# New Audio Setup in trunk, ALL ALPINE!



## sdavis02 (Aug 16, 2002)

Hey here are a few shots of the trunk: 































For larger photo's and more photo's check out www.davpro.com > Project Spec V > Photo Gallery! 

Let me know what you think! 

Scott


----------



## sr20dem0n (Mar 19, 2003)

looks awesome man, you plan on putting grills over the subs so you can use your trunk again?


----------



## 98 nizmo200sx se (Apr 10, 2003)

why did you port those subs for


----------



## FletchSpecV (Nov 26, 2002)

Nice looking car all around. Damn it, that just makes me hate myself even more for leasing mine,  . Thanks a lot man, jk.


----------



## Guest (May 3, 2003)

that is fucking tight man, i hope oneday i can have a setup like that right now i have infitys in my truck 2 4 inches up front, 6*9s in the back and a nice 12" sub behind my seat, with a MTX- d class amp ( soon) right now i this audovox one that puts on like 50 rms (maybe)
it claims 150 rms but i don't belive them so i just guess that it puts out 50 haha anyways dude props to your system and car, do you compete in spl at all, what DB, can your car hit right now?


----------



## sdavis02 (Aug 16, 2002)

the trunk can still be used, the only thing that i dislike is having the ports open, but if you cover them u lose quality, if you place a grill over u get a whistle, so its fine for now.

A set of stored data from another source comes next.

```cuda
inline bool tc3x3s1_eligible(int R, int S, int stride, int dil, int cin, int cout, int act) {
  return R == 3 && S == 3 && stride == 1 && dil == 1 && cin <= 64 && cout <= 64 && cin % 8 == 0 && cout % 8 == 0 &&
         (act == ACT_SILU || act == ACT_RELU);
}
inline int tc3x3s1_width(int cin, int cout) { return std::max(cin, cout) <= 32 ? 32 : 64; }

template <typename T, int ACT, int RES, int CK>
__global__ void __launch_bounds__(TCP_THREADS, 1)
tc_conv3x3s1_kernel(const __grid_constant__ CUtensorMap tmA, const __grid_constant__ CUtensorMap tmB,
                    const __grid_constant__ CUtensorMap tmO, const TcConvParams p) {
  using L = Tc3x3Smem<CK>;
  constexpr int BN = CK, SETS = L::sets, RB = L::RB;
  extern __shared__ uint8_t tc_smem_raw[];
  uint8_t* smem = (uint8_t*)(((uintptr_t)tc_smem_raw + 1023) & ~(uintptr_t)1023);
  uint64_t* w_full = (uint64_t*)(smem + L::bar_off);
  uint64_t* box_full = w_full + 1;
  uint64_t* box_empty = box_full + 2 * SETS;

  const int wg = threadIdx.x >> 7, lane = threadIdx.x & 31;
  if (threadIdx.x == 0) {
    tma_prefetch_desc(&tmA);
    tma_prefetch_desc(&tmB);
    tma_prefetch_desc(&tmO);
    mbar_init(w_full, 1);
    for (int i = 0; i < 2 * SETS; ++i) {
      mbar_init(&box_full[i], 1);
      mbar_init(&box_empty[i], 4);
    }
    fence_barrier_init();
  }
  __syncthreads();

  const int tiles = p.m_tiles;
  if (wg == 0) {
    setmaxnreg_dec<40>();
    if (threadIdx.x == 0) {
      mbar_expect_tx(w_full, 9 * L::w_tap_bytes);
      for (int tap = 0; tap < 9; ++tap) tma_load_2d(smem + tap * L::w_tap_bytes, &tmB, w_full, tap * p.Cin, 0);
      int n = 0;
      for (int t = blockIdx.x; t < tiles; t += gridDim.x, ++n) {
        const int j = n >> 1, b = (n & 1) * SETS + j % SETS;
        mbar_wait(&box_empty[b], ((j / SETS) & 1) ^ 1);
        mbar_expect_tx(&box_full[b], 3 * L::box_bytes);
// ... 114 lines not shown
  std::vector<Entry> entries;
  size_t replaced = 0;

  template <typename Encode, typename... K>
  const char* get(const CUtensorMap** maps, Encode&& encode, K... key) {
    static_assert(sizeof...(K) <= kKeyWords, "TmapCache key too long");
    Entry n = {};
    int i = 0;
    ((n.key[i++] = key_word(key)), ...);
    for (const Entry& e : entries)
      if (std::equal(e.key, e.key + kKeyWords, n.key)) {
        *maps = e.map;
        return nullptr;
      }
    if (const char* err = encode(n.map)) return err;
    Entry& slot = entries.size() < kEntries ? entries.emplace_back(n) : (entries[replaced++ % kEntries] = n);
    *maps = slot.map;
    return nullptr;
  }
  template <typename X>
  static uint64_t key_word(X x) {
    if constexpr (std::is_pointer<X>::value) return (uint64_t)(uintptr_t)x;
    else return (uint64_t)x;
  }
};

inline const char* upload_dev(std::vector<void*>& allocs, void** dev, const void* host, size_t bytes) {
  cudaError_t e = cudaMalloc(dev, bytes);
  if (e == cudaSuccess) {
    allocs.push_back(*dev);
    e = cudaMemcpy(*dev, host, bytes, cudaMemcpyHostToDevice);
  }
  return e == cudaSuccess ? nullptr : cudaGetErrorString(e);
}

struct TcWeights {
  bool ready = false;
  void* d_w = nullptr;
  float* d_bias = nullptr;
  int Cout = 0, Cin = 0, taps = 1, S = 1;
  int n_real = 0;
  mutable TmapCache maps;
};

inline bool tc_eligible(bool is_conv, bool depthwise, bool small_io, int k, int stride, int cin, int cout) {
  if (!is_conv || depthwise || small_io) return false;
  if (cin % 8 != 0 || cout % 8 != 0) return false;
  return (stride == 1 || stride == 2) && (k == 1 || k == 3);
}

inline __nv_bfloat16 host_bf16(float f) {
  uint32_t u;
  memcpy(&u, &f, 4);
  uint32_t lsb = (u >> 16) & 1u;
  u += 0x7FFFu + lsb;
  uint16_t h = (uint16_t)(u >> 16);
  __nv_bfloat16 out;
  memcpy(&out, &h, 2);
  return out;
}

inline __half host_f16(float f) { return __float2half_rn(f); }
template <typename T>
inline T host_16b(float f) {
  if constexpr (std::is_same<T, __half>::value) return host_f16(f);
  else return host_bf16(f);
}

template <typename T>
inline const char* tc_prepare_weights(TcWeights& w, const float* wk, const float* bias, int K, int cout, int R, int S, int cin,
                                      std::vector<void*>& allocs) {
  std::vector<T> t((size_t)K * cout);
  for (int k = 0; k < K; ++k)
    for (int n = 0; n < cout; ++n) t[(size_t)n * K + k] = host_16b<T>(wk[(size_t)k * cout + n]);
  const char* e = upload_dev(allocs, &w.d_w, t.data(), t.size() * sizeof(T));
  if (!e) e = upload_dev(allocs, (void**)&w.d_bias, bias, (size_t)cout * 4);
  if (e) return e;
  w.Cout = cout; w.Cin = cin; w.taps = R * S; w.S = S;
  w.ready = true;
  return nullptr;
}

inline int tc_pick_bn(int cout) { return cout <= 32 ? 32 : cout <= 64 ? 64 : 128; }

template <typename T>
inline const char* tc_conv_launch(const TcWeights& w, const ConvParams& p, bool res_first, cudaStream_t st) {
  TcConvParams q;
  q.res = p.res; q.bias = w.d_bias; q.out = p.out;
  q.mode = (p.R == 1 && p.stride == 1) ? 0 : 1;
  q.Hin = p.Hin; q.Win = p.Win;
  q.Cout = p.Cout; q.Cin = p.Cin;
  q.taps = w.taps; q.S = w.S; q.stride = p.stride; q.dil = p.dil;
  q.kchunks = (p.Cin + TC_BK - 1) / TC_BK;
  q.Hout = p.Hout; q.Wout = p.Wout; q.pad_t = p.pad_t; q.pad_l = p.pad_l;
  q.tiles_w = (p.Wout + TC_TILE_W - 1) / TC_TILE_W;
  q.tiles_h = (p.Hout + TC_TILE_H - 1) / TC_TILE_H;
  q.M = p.B * p.Hout * p.Wout;
  const bool s1 = tc3x3s1_eligible(p.R, p.S, p.stride, p.dil, p.Cin, p.Cout, p.act);
  const int bn = s1 ? tc3x3s1_width(p.Cin, p.Cout) : tc_pick_bn(p.Cout);
  q.m_tiles = q.mode == 0 ? (q.M + TC_BM - 1) / TC_BM : p.B * q.tiles_w * q.tiles_h;
  q.n_tiles = (p.Cout + bn - 1) / bn;
  const CUtensorMap* m = nullptr;
  const char* e = w.maps.get(&m, [&](CUtensorMap* c) {
    const CUtensorMapSwizzle sw = CU_TENSOR_MAP_SWIZZLE_128B;
    const uint32_t slab = (uint32_t)std::min(bn, 64);
    const CUtensorMapSwizzle out_sw = slab == 64 ? sw : CU_TENSOR_MAP_SWIZZLE_64B;
    const char* r;
    if (s1) {
      r = make_tmap_nhwc<T>(&c[0], p.in, p.B, p.Hin, p.Win, p.Cin, bn, TC_TILE_W, TC_TILE_H + 2, 1, 1, out_sw);
      if (!r) r = make_tmap_2d<T>(&c[1], w.d_w, p.Cout, (uint64_t)w.taps * p.Cin, bn, bn, out_sw);
    } else {
      r = q.mode == 0 ? make_tmap_2d<T>(&c[0], p.in, q.M, p.Cin, TC_BM, TC_BK, sw)
                      : make_tmap_nhwc<T>(&c[0], p.in, p.B, p.Hin, p.Win, p.Cin, TC_BK, TC_TILE_W, TC_TILE_H, 1, p.stride, sw);
      if (!r) r = make_tmap_2d<T>(&c[1], w.d_w, p.Cout, (uint64_t)w.taps * p.Cin, bn, TC_BK, sw);
    }
    if (!r)
      r = q.mode == 0 ? make_tmap_2d<T>(&c[2], p.out, q.M, p.Cout, TC_BM, slab, out_sw)
                      : make_tmap_nhwc<T>(&c[2], p.out, p.B, p.Hout, p.Wout, p.Cout, slab, TC_TILE_W, TC_TILE_H, 1, 1, out_sw);
    return r;
  }, p.in, p.out, w.d_w, p.B, p.Hin, p.Win, p.Cin, p.Hout, p.Wout, p.Cout, w.taps, p.stride, bn, s1);
  if (e) return e;
  const dim3 grid(std::min(q.m_tiles * q.n_tiles, num_sms()));
  const int res_mode = p.res ? (res_first ? 2 : 1) : 0;
  if (s1)
    return with_const<ACT_SILU, ACT_RELU>(p.act, "unsupported activation in tc_conv3x3s1_kernel", [&](auto act) {
      return with_const<0, 1, 2>(res_mode, "unsupported residual mode", [&](auto res) {
        return with_const<32, 64>(bn, "unsupported width of tc_conv3x3s1_kernel", [&](auto ck) {
          return launch_smem(tc_conv3x3s1_kernel<T, act, res, ck>, grid, dim3(TCP_THREADS), Tc3x3Smem<ck>::smem_bytes, st, m[0], m[1], m[2],
                             q);
        });
      });
    });
  return with_const<ACT_NONE, ACT_SILU, ACT_RELU, ACT_HSWISH>(p.act, "unsupported activation in the tensor-core epilogue", [&](auto act) {
    return with_const<0, 1, 2>(res_mode, "unsupported residual mode", [&](auto res) {
      return with_const<32, 64, 128>(bn, "unsupported N tile", [&](auto bn_) {
        return launch_smem(tc_conv_kernel<T, act, res, bn_>, grid, dim3(TCP_THREADS), TcRing<bn_>::smem_bytes, st, m[0], m[1], m[2], q);
      });
    });
  });
}

template <typename T>
inline const char* tc_se_scale_launch(void* x, const float* s, int B, int P, int C, cudaStream_t st) {
  size_t total8 = (size_t)B * P * C / 8;
  launch_k(se_scale_kernel<T>, dim3(grid_for(total8, 256)), dim3(256), 0, st, (T*)x, s, P, C, total8);
  cudaError_t e = cudaGetLastError();
  return e == cudaSuccess ? nullptr : cudaGetErrorString(e);
}

struct TcHeadParams {
  float4* states;
  const float* bias;
  int B, P, W, n_out, C;
  int bnp;
  int cpt;
  int npt;
  int m_tiles;
  int kblocks;
};
constexpr int TCH_STAGES = 2;
constexpr int TCH_STAGE_BYTES = TC_A_BYTES + 256 * TC_BK * 2;
constexpr int TCH_STG_OFF = TCH_STAGES * TCH_STAGE_BYTES;
constexpr int TCH_BAR_OFF = TCH_STG_OFF + 128 * 256 * 4;
constexpr int TCH_SMEM_BYTES = TCH_BAR_OFF + 64 + 1024 ;

__device__ __forceinline__ uint32_t tch_stg(int row, int col) {
  return (uint32_t)(row * 256 + ((((col >> 2) ^ (row & 7))) << 2) + (col & 3)) * 4u;
}

template <typename T>
__global__ void __launch_bounds__(TC_THREADS, 1)
tc_head_kernel(const __grid_constant__ CUtensorMap tmW, const __grid_constant__ CUtensorMap tmF, const TcHeadParams p) {
  extern __shared__ uint8_t tc_smem_raw[];
  uint8_t* smem = (uint8_t*)(((uintptr_t)tc_smem_raw + 1023) & ~(uintptr_t)1023);
  uint64_t* full = (uint64_t*)(smem + TCH_BAR_OFF);
  uint64_t* empty = full + TCH_STAGES;
  float* stg = (float*)(smem + TCH_STG_OFF);

  const int warp = threadIdx.x >> 5, lane = threadIdx.x & 31;
  if (threadIdx.x == TC_CONSUMER_WARPS * 32) {
    tma_prefetch_desc(&tmW);
    tma_prefetch_desc(&tmF);
    for (int i = 0; i < TCH_STAGES; ++i) {
      mbar_init(&full[i], 1);
      mbar_init(&empty[i], TC_CONSUMER_WARPS);
    }
    fence_barrier_init();
  }
  __syncthreads();

  const int g = blockIdx.x / p.m_tiles, m_blk = blockIdx.x - g * p.m_tiles;
  const int n_kb = p.npt * p.kblocks;
  if (warp == TC_CONSUMER_WARPS) {
    if (lane == 0) {
      const uint32_t stage_tx = TC_A_BYTES + (uint32_t)p.bnp * TC_BK * 2;
      for (int i = 0; i < n_kb; ++i) {
        const int s = i % TCH_STAGES, pt = i / p.kblocks, kb = i - pt * p.kblocks;
        mbar_wait(&empty[s], ((i / TCH_STAGES) & 1) ^ 1);
        uint8_t* sa = smem + s * TCH_STAGE_BYTES;
        const int row0 = p.cpt > 0 ? g * p.bnp : g * p.P + pt * p.bnp;
        mbar_expect_tx(&full[s], stage_tx);
        tma_load_2d(sa, &tmW, &full[s], kb * TC_BK, m_blk * TC_BM);
        tma_load_2d(sa + TC_A_BYTES, &tmF, &full[s], kb * TC_BK, row0);
      }
    }
    return;
  }
  const int wg = warp >> 2, tid = threadIdx.x & 127;
  const int row = wg * 64 + tid;
  const int n = m_blk * TC_BM + row;
  const bool owner = tid < 64;
  const bool nvalid = owner && n < p.n_out;
  const float bias_n = nvalid ? p.bias[n] : 0.f;
  constexpr float L2E = 1.4426950408889634f;
  int crop = p.cpt > 0 ? g * p.cpt : g;
  int pix = 0, x = 0, y = 0;
  float m = -INFINITY, mL = -INFINITY, s_ = 0.f, sx = 0.f, sy = 0.f;
  int i = 0;
  for (int pt = 0; pt < p.npt; ++pt) {
// ... 186 lines not shown
```

Before: 6676.

## Fuse squeeze-excitation channel scaling into the tensor-core 1x1 projection GEMM

```diff
diff --git a/metrabs_b200/csrc/engine.cu b/metrabs_b200/csrc/engine.cu
--- a/metrabs_b200/csrc/engine.cu
+++ b/metrabs_b200/csrc/engine.cu
@@ -865,7 +865,7 @@
              cudaStream_t st) {
   constexpr bool k16 = sizeof(T) == 2;
   if constexpr (k16) {
-    if (op.type == OP_CONV && op.tc.ready && op.scale_buf != BUF_NONE) {
+    if (op.type == OP_CONV && op.tc.ready && op.scale_buf != BUF_NONE && !tc_se_in_gemm(op.Cout)) {
       void* x = buf_ptr(ws, op.in_buf, features);
       const double bytes = 2.0 * B * op.Hin * op.Win * op.Cin * elem_size(h);
       ProfScope ps(h, KC_SE_SCALE, 0.0, bytes, st, false);
@@ -979,6 +979,7 @@
       } else if (op.tc.ready) {
         if constexpr (!k16) return fail(h, MTB_ERR_CUDA, "%s: tensor-core weights in an fp32 mode", op.name.c_str());
         else {
+          if (!tc_se_in_gemm(op.Cout)) p.a_scale = nullptr;
           const char* e = tc_conv_launch<T>(op.tc, p, op.res_first, st);
           if (e) return fail(h, MTB_ERR_CUDA, "tensor-core launch %s: %s", op.name.c_str(), e);
         }
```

Alpine actually recommends porting their type r's and type x's subs, it gives it a lot more umph.

Scott


----------



## 98 nizmo200sx se (Apr 10, 2003)

alpine told me not to port type R but to port type S thats why i was asking


----------



## sdavis02 (Aug 16, 2002)

thats weird, when i talked to them, one of numerous times they told me to port, do you remember who you talked too? some people just hate porting, i called the tech number for dealers, not their customer service 800 #.

I would port them, i love the sound it gives!


----------



## 1CLNB14 (Apr 30, 2002)

nice clean install.


----------



## Psch91 (May 18, 2002)

I love it man, that car is sweet, and the setup is sick.


----------



## speedz19 (Apr 18, 2003)

Very, very nice!!!!!!!!!


----------



## dante81_98 (Jun 14, 2002)

nice job

porting is a matter of personal opinion, you can port or not on MOST subs. i prefer sealed because it gives a much more clean sound but not as loud.

laterz
chad


----------



## jmbernard73 (Apr 27, 2003)

yes you did a very clean job.


----------



## '91 240sx (Feb 17, 2003)

that is real nice, where you from in harrisburg because im from harrisburg also


----------



## sdavis02 (Aug 16, 2002)

i am from the colonial park area, you?


----------



## '91 240sx (Feb 17, 2003)

i live in enhaut/steelton, its close to the east mall


----------



## sdavis02 (Aug 16, 2002)

Not too far away at all


----------



## superfro86 (May 15, 2002)

what do you have the enclosure tuned to? i hope you didn't just slap some ports in there.


----------



## sdavis02 (Aug 16, 2002)

ohhhh god no, everything is tuned off of the 5.1 surround sound processor. It sounds good, if you heard it at carlisle you'd like it!

Scott


----------



## superfro86 (May 15, 2002)

no u can't electronically tune a enclosure even though it would be cool as fuck if you could. what i am asking is that when you built the ported enclosure what did you tune the box to as in putting different diameter and length tubes in the enclosure to tune it or did you just slap ports in the enclosure


----------



## Guest (May 9, 2003)

hahah actaully you can electronically tune a port,well i know someone that can hahah, my cousin who works for enmax in calgary is a hardcore audio file, and he is an electronics engineer of some kind,graded from SAIT anyways he built a box for 2 12" MTX subs that had twin tunable ports i am not sure how but the size of the wholes can vary from like 2 1/2 - 4inches or somthing and then length can be changed by about 2 inches each way all controled from the front, and he is working on sensors or somthing that will give a digital display of the HZ that the port is tuned to, he has spent a few months building it along with the help of co-workers and an audio shop in calgary somewhere, so far it has cost him just short of $1000 just for the box... that doesn't include any of the sensors or electronics to display the port frequency lever or anything, he is still working on that part...its going to be amazing when it is done, i'll see if i can get pictures....


----------



## sdavis02 (Aug 16, 2002)

I gave my dimensions of the box to the alpine techi and he told me how long the ports had to be, with the two ports for each sub it equals just about the same as the one tube. I am not sure how he came up with the length, but it sounds great and i am happy with it.

I thought you were saying with the processor, because it has time correction and god a million tools (ok lil less then a mil) to edit the sound of the system.

Super V i want to see those pics, thats one hell of a sub enclosure!

Scott


----------